Motherhood and Grief
By Stephanie: (Still Standing Magazine)
Motherhood is hard. It is finding the will to get out of bed each morning after your baby dies. It is wrapping your breasts in cold cabbage leaves as your milk comes in to ease the pain of engorgement. It is snuggling your oldest child tightly and telling him that everything will be alright, even when you don’t believe it. It is forcing a smile at a knock-knock joke your 5 year old learned just to make you laugh, at the very moment grief threatens to swallow you whole. It is answering endless questions about death and dying through exhaustion and tears. It is folding laundry and putting away newborn clothes that you desperately prayed she would wear. It is listening to your daughter talk about how her bones hurt and her heart aches because she is the only living girl in a family full of boys. It is meeting her eye to eye and tear for tear, as she cries for what should have been.

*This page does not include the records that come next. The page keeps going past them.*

struct gorder_hip_handle {
    void *traj_cache = nullptr;
    void (*traj_cache_free)(gorder_hip_handle *) = nullptr;
    Plan plan;
    gorder_tables_t tables{};
    int device = 0;
    Stream own_stream;
    hipStream_t stream = nullptr;
    DBuf<Tile> d_tiles;
    DBuf<Item> d_items;
    DBuf<uint32_t> d_tile_slots;
    DBuf<DirectItem> d_direct;
    DBuf<Tile> d_ua_tiles;
    DBuf<gorder::UaItem> d_ua_items;
    DBuf<uint32_t> d_ua_tile_slots;
    uint32_t map_nx = 0, map_ny = 0;
    DBuf<u64> d_map_sums, d_map_cnts;
    DBuf<u64> d_map_packed;
    DBuf<u64> d_map_rec;
    DBuf<gorder::MapRun> d_ua_runs, d_runs;
    DBuf<uint32_t> d_ua_run_begin, d_run_begin;
    DBuf<Item> d_items_by_slot;
    DBuf<uint32_t> d_ua_item_run, d_item_run;
    DBuf<uint4> d_lgrid;
    DBuf<LocalRowPre> d_lrowpre;
    DBuf<LocalEdge> d_ledge;
    DBuf<float4> d_lfinfo;
    static constexpr uint32_t kDecidePause = 16;
    DBuf<uint32_t> d_lsummary;
    HBuf<uint32_t> h_lsummary;
    Event lsummary_written;
    bool lsummary_pending = false;
    uint32_t decide_pause = 0;
    uint64_t decide_submits = 0, decide_paused_submits = 0;
    DBuf<uint32_t> d_lneed;
    DBuf<uint2> d_ltodo;
    size_t map_lds_bytes = 0;
    bool map_staged = false;
    uint64_t map_pending = 0;
    uint64_t map_fold_limit = kMapFoldLimit;
    uint32_t map_max_mol = 1;
    DBuf<u64> d_tw_sums, d_tw_cnts;
    uint64_t tw_cap = 0;
    DBuf<u64> d_twx_blocks, d_twx_rows, d_twx_totals, d_twx_edge;
    DBuf<uint32_t> d_twx_groups;
    DBuf<float> d_twx_out;
    DBuf<uint32_t> d_omx_groups;
    DBuf<float> d_omx_out;
    ExtraArgs extra{};
    DBuf<uint32_t> d_geom_group;
    DBuf<float> d_shapes;
    DBuf<float> d_inv_box;
    uint32_t dyn_slab = 4, local_slab = 4;
    bool local_halo = false;
    size_t local_rec_stride = 0;
    DBuf<XtcCheckpoint> d_xtc_cp;
    bool dyn = false;
    DBuf<uint32_t> d_dyn_cloud, d_dyn_heads;
    DBuf<uint32_t> d_dyn_cell_of, d_dyn_count;
    DBuf<float> d_dyn_rec;
    DBuf<float4> d_dyn_normals;
    DBuf<DynCov> d_dyn_cov;
    std::vector<float> last_normals;
    std::vector<float> manual_normals;
    uint32_t manual_frames = 0;
    bool manual_active = false;
    DBuf<uint32_t> d_err;
    u64 *d_acc = nullptr;
    DBuf<u64> own_acc;
    DBuf<u64> d_rep;
    uint32_t n_rep = 32;
    bool rep_dirty = false;
    size_t acc_words = 0;
    DBuf<uint32_t> d_heads, d_membrane, d_methyl_begin, d_methyl_atoms;
    DBuf<uint8_t> d_aflags;
    size_t aflags_rows = 0;
    DBuf<float> d_adist;
    DBuf<float> d_sph_spill, d_sph_stats;
    uint32_t sph_spill = 0, sph_slab = 1u << 20, sph_threads = 1024;
    DBuf<char> d_cl_scratch;
    DBuf<uint32_t> d_cl_head_slot;
    DBuf<uint8_t> d_cl_carry, d_cl_is0;
    DBuf<float> d_cl_stats;
    uint32_t cl_slab = 1, cl_m_max = 0;
    bool cl_stored_w = false;
    bool cl_have_carry = false;
    bool cl_cut = false;
    uint32_t cl_tiles = 0, cl_sort = 0;
    std::vector<uint8_t> cl_is0;
    DBuf<uint32_t> d_lcell_of, d_lcell_count, d_lcell_fill;
    DBuf<float> d_ltrig;
    DBuf<uint32_t> d_arow, d_aframes;
    std::vector<uint32_t> up_arow, up_aframes;
    bool up_arow_valid = false, up_aframes_valid = false;
    bool have_assignment = false;
    uint64_t assignment_frame = 0;
    bool spec_enabled = false;
    DBuf<uint2> d_own;
    DBuf<float4> d_mom;
    DBuf<float> d_head_z;
    DBuf<uint32_t> d_own_head_begin;
    DBuf<uint2> d_own_heads;
    DBuf<float> d_spec_center;
    DBuf<uint8_t> d_spec_ok;
    DBuf<uint32_t> d_spec_counters;
    static constexpr uint32_t kSpecRing = 8;
    HBuf<uint32_t> h_spec_counters;
    Event spec_counters_copied[kSpecRing];
    uint64_t spec_ring_frames[kSpecRing] = {};
    DBuf<uint32_t> d_spec_mol_begin;
    DBuf<SpecSample> d_spec_samples;
    uint64_t spec_batches = 0, spec_fixed = 0, spec_exact_frames = 0;
    DBuf<float> d_stage_xyz[2], d_stage_box[2];
    Event stage_copied[2], stage_computed[2];
    bool stage_used[2] = {false, false};
    int stage_next = 0;
    Stream copy_stream;
    float n2 = 1.0f, n2sq = 1.0f;
    int axis = -1;
    int frames_per_stage = kFramesPerStage;
    bool membrane_is_frame = false;
    bool use_gather = false;
    uint32_t wg_capacity = 256u * 6u;
    uint32_t wg_target = 0;
    uint32_t lw = 0;
    size_t lds_bytes = 0;
    uint64_t n_frames = 0;
    uint64_t err_index = 0;
    std::string err_msg;
    static constexpr uint32_t kTimingEvents = 1024;
    struct TimingSeg { uint32_t label, ev_a, ev_b; };
    bool timing_on = false;
    Event timing_ev[kTimingEvents];
    uint32_t timing_next_ev = 0;
    int timing_open_label = -1;
    uint32_t timing_open_ev = 0;
    std::deque<TimingSeg> timing_pending;
    std::vector<std::string> timing_labels;
    std::vector<double> timing_label_ms;
    std::vector<uint64_t> timing_label_n;
    uint64_t timing_launches = 0;
    std::string timed_kernels;
    std::vector<uint32_t> host_heads, host_dyn_heads;
    DBuf<uint32_t> d_mol_slot0;
    uint64_t err_frame = 0;
    struct BatchLog { uint64_t ordinal, first, stride; std::vector<uint64_t> list; };
    static constexpr size_t kBatchLog = 4096;
    std::deque<BatchLog> batch_log;
    uint64_t n_submits = 0;
    const unsigned long long *decoder_key = nullptr;
    uint32_t collect = 0;
    bool collect_locked = false;
    gorder::CollectStore collect_flags;
    gorder::CollectStore collect_normals;
    DBuf<u64> d_collect_words;
    DBuf<CollectVec3> d_collect_vec;
    DBuf<uint8_t> d_touched;
    DBuf<u64> d_ltable;
    gorder::ReplayWindow ltable_win;
    bool replay_have_carry = false;
    uint64_t replay_carry_index = 0;
    DBuf<ReplayVec3> d_ntable;
    gorder::ReplayWindow ntable_win;
    uint32_t ntable_step = 1;
    DBuf<uint32_t> d_nrow;
    uint32_t n_shells = 0;
    float shell_thr[GORDER_RADIAL_MAX_SHELLS] = {};
    RepAcc shells;
    size_t shell_lds_bytes = 0;
    bool shell_direct = false;
    bool shell_force_direct = false;
    uint32_t hist_edges = 0;
    DBuf<int32_t> d_hist_edges;
    RepAcc hist;
    size_t hist_table_words = 0;
    bool hist_direct = false;
    bool hist_force_direct = false;
    uint32_t hist_samples_per_word = gorder::kDistSamplesPerWord;
    BondCorr corr;
    NeighbourClasses nb;
    gorder::MolRows mol;
    DBuf<Item> d_mol_items;
    DBuf<gorder::MolRun> d_mol_runs;
    DBuf<uint32_t> d_mol_run_begin;
    gorder::UaMolRows ua_mol;
    DBuf<gorder::UaLaneWords> d_ua_mol_lanes;
    DBuf<uint32_t> d_ua_mol_words, d_ua_mol_word_begin;
    DBuf<u64> d_mol_stage;
    size_t mol_stage_bytes = (size_t)1 << 30;
    gorder::CollectStore mol_store;
    const uint64_t *mol_frame_index = nullptr;
    bool mol_failed = false;
    std::deque<std::pair<uint64_t, uint64_t>> mol_batch_log;
};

Motherhood is modeling grief and being real. It is deciding to climb out of devastation and still be mom even when you would rather not. It is endless hugs and embraces while smiling through the pain. It is allowing joy to punch through the blanket of grief by turning up the music and dancing with the kids in the living room. It is listening to everything that your children need to say and reassuring them that grief has no time limits. It is finding the fortitude to discipline even though your world is falling apart because your kids need some kind of normal in the midst of chaos.

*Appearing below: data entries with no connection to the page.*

## Add slab-pass streaming aggregation so gathered feature slices stay L2-resident

Adds a SLAB mode to the stream aggregation kernel. Each warp loops over 256-byte feature slabs of every row, one full pass over its edges per slab, so the source features touched in a pass fit in L2 when the whole gathered matrix does not. It is enabled by default for fp32 inputs without bias when the gathered tensor exceeds 48 MiB but one slab per source fits. In exchange the edge lists and row metadata are re-read once per slab, each row is finalized with narrower float2 vectors, and the launch drops the feature-block grid dimension and the hub folding path.

```diff
diff --git a/include/pna_b200.h b/include/pna_b200.h
--- a/include/pna_b200.h
+++ b/include/pna_b200.h
@@ -38,6 +38,7 @@
   PNA_FLAG_SKIP_LIGHT = 2u,
   PNA_FLAG_SKIP_HUBS = 4u,
   PNA_FLAG_GATHER_L1 = 16u,
+  PNA_FLAG_SLAB_PASSES = 32u,
   PNA_FLAG_RELU_VAR = 8u
 };
 
diff --git a/pna_b200/_lib.py b/pna_b200/_lib.py
--- a/pna_b200/_lib.py
+++ b/pna_b200/_lib.py
@@ -28,7 +28,7 @@
 WEIGHTED = ("softmax", "softmin", "normalised_mean")
 ALL_AGGR_CODES = {**AGGR_CODES, "moment3": 6, "moment4": 7, "moment5": 8, "softmax": 9, "softmin": 10, "normalised_mean": 11}
 SCALER_CODES = {"identity": 0, "amplification": 1, "attenuation": 2, "linear": 3, "inverse_linear": 4}
-FLAG_ZERO_ISOLATED, FLAG_SKIP_LIGHT, FLAG_SKIP_HUBS, FLAG_RELU_VAR, FLAG_GATHER_L1 = 1, 2, 4, 8, 16
+FLAG_ZERO_ISOLATED, FLAG_SKIP_LIGHT, FLAG_SKIP_HUBS, FLAG_RELU_VAR, FLAG_GATHER_L1, FLAG_SLAB_PASSES = 1, 2, 4, 8, 16, 32
 (QUERY_ABI_VERSION, QUERY_SM_ARCH, QUERY_DEFAULT_SPLIT, QUERY_DEFAULT_CHUNK, QUERY_DEVICE_SM_COUNT,
  QUERY_MAX_FEATURES, QUERY_SIZEOF_CSR, QUERY_SIZEOF_AGG) = range(8)
 EDGE_MLP_MAX_WIDTH = 64
diff --git a/pna_b200/aggregate.py b/pna_b200/aggregate.py
--- a/pna_b200/aggregate.py
+++ b/pna_b200/aggregate.py
@@ -35,6 +35,21 @@
 
 
 DYNAMIC_TAIL_MIN_PARTITION_COST = 256
+
+
+SLAB_PASSES_BY_DEFAULT = True
+L2_GATHER_BYTES = 48 << 20
+SLAB_BYTES = 256
+
+
+def slab_passes(gathered: torch.Tensor) -> bool:
+    force = os.environ.get("PNA_B200_SLAB")
+    if force in ("0", "1"):
+        return force == "1"
+    if not SLAB_PASSES_BY_DEFAULT or gathered.dtype != torch.float32:
+        return False
+    n_src, F = gathered.size(0), gathered.size(1)
+    return n_src * F * 4 > L2_GATHER_BYTES and n_src * SLAB_BYTES <= L2_GATHER_BYTES
 
 
 def _dynamic_tail(csr: CSRGraph) -> bool:
@@ -128,6 +143,8 @@
     flags = (_lib.FLAG_GATHER_L1 if gather_l1 else 0) | \
             (_lib.FLAG_ZERO_ISOLATED if zero_isolated else 0) | (_lib.FLAG_SKIP_LIGHT if skip_light else 0) | \
             (_lib.FLAG_SKIP_HUBS if skip_hubs else 0) | (_lib.FLAG_RELU_VAR if relu_var else 0)
+    if not messages_in_csr_order and slab_passes(gathered):
+        flags |= _lib.FLAG_SLAB_PASSES
     partials = None if skip_hubs else csr.hub_partials(F)
     d = _lib.AggStruct(
         gathered=_ptr(gathered), ld_gathered=gathered.stride(0) if gathered.size(0) > 1 else F,
diff --git a/pna_b200/csrc/common.cuh b/pna_b200/csrc/common.cuh
--- a/pna_b200/csrc/common.cuh
+++ b/pna_b200/csrc/common.cuh
@@ -88,6 +88,17 @@
 };
 
 template <>
+struct Io<float, 2> {
+  typedef float2 Raw;
+  static __device__ __forceinline__ Raw load_raw(const float* p) { return __ldg(reinterpret_cast<const float2*>(p)); }
+  static __device__ __forceinline__ void unpack(const Raw& r, float (&v)[2]) { v[0] = r.x; v[1] = r.y; }
+  static __device__ __forceinline__ void load(const float* p, float (&v)[2]) { unpack(load_raw(p), v); }
+  static __device__ __forceinline__ void store(float* p, const float (&v)[2]) {
+    store_out(reinterpret_cast<float2*>(p), make_float2(v[0], v[1]));
+  }
+};
+
+template <>
 struct Io<float, 1> {
   typedef float Raw;
   static __device__ __forceinline__ Raw load_raw(const float* p) { return __ldg(p); }
diff --git a/pna_b200/csrc/pna_aggregate_impl.cuh b/pna_b200/csrc/pna_aggregate_impl.cuh
--- a/pna_b200/csrc/pna_aggregate_impl.cuh
+++ b/pna_b200/csrc/pna_aggregate_impl.cuh
@@ -1,4 +1,5 @@
 #pragma once
+#include <type_traits>
 #include "pna_aggregate.cuh"
 
 namespace pna {
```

Motherhood is love. It is sheer willpower not to give in to the dark abyss that threatens to swallow you most days. It is putting others in front of yourself because your children don’t need to loose their mother as well as their sister. It is speaking your daughter’s name aloud each day because you cannot bear to live in a world without hearing it. It is grasping at hope as a new pregnancy begins even as you are still grieving the baby who should be in your arms. It is talking openly about anxiety and reluctance of being too happy for too long because you are afraid you are somehow going to have to grieve all over again.
Motherhood is something that has forever changed me.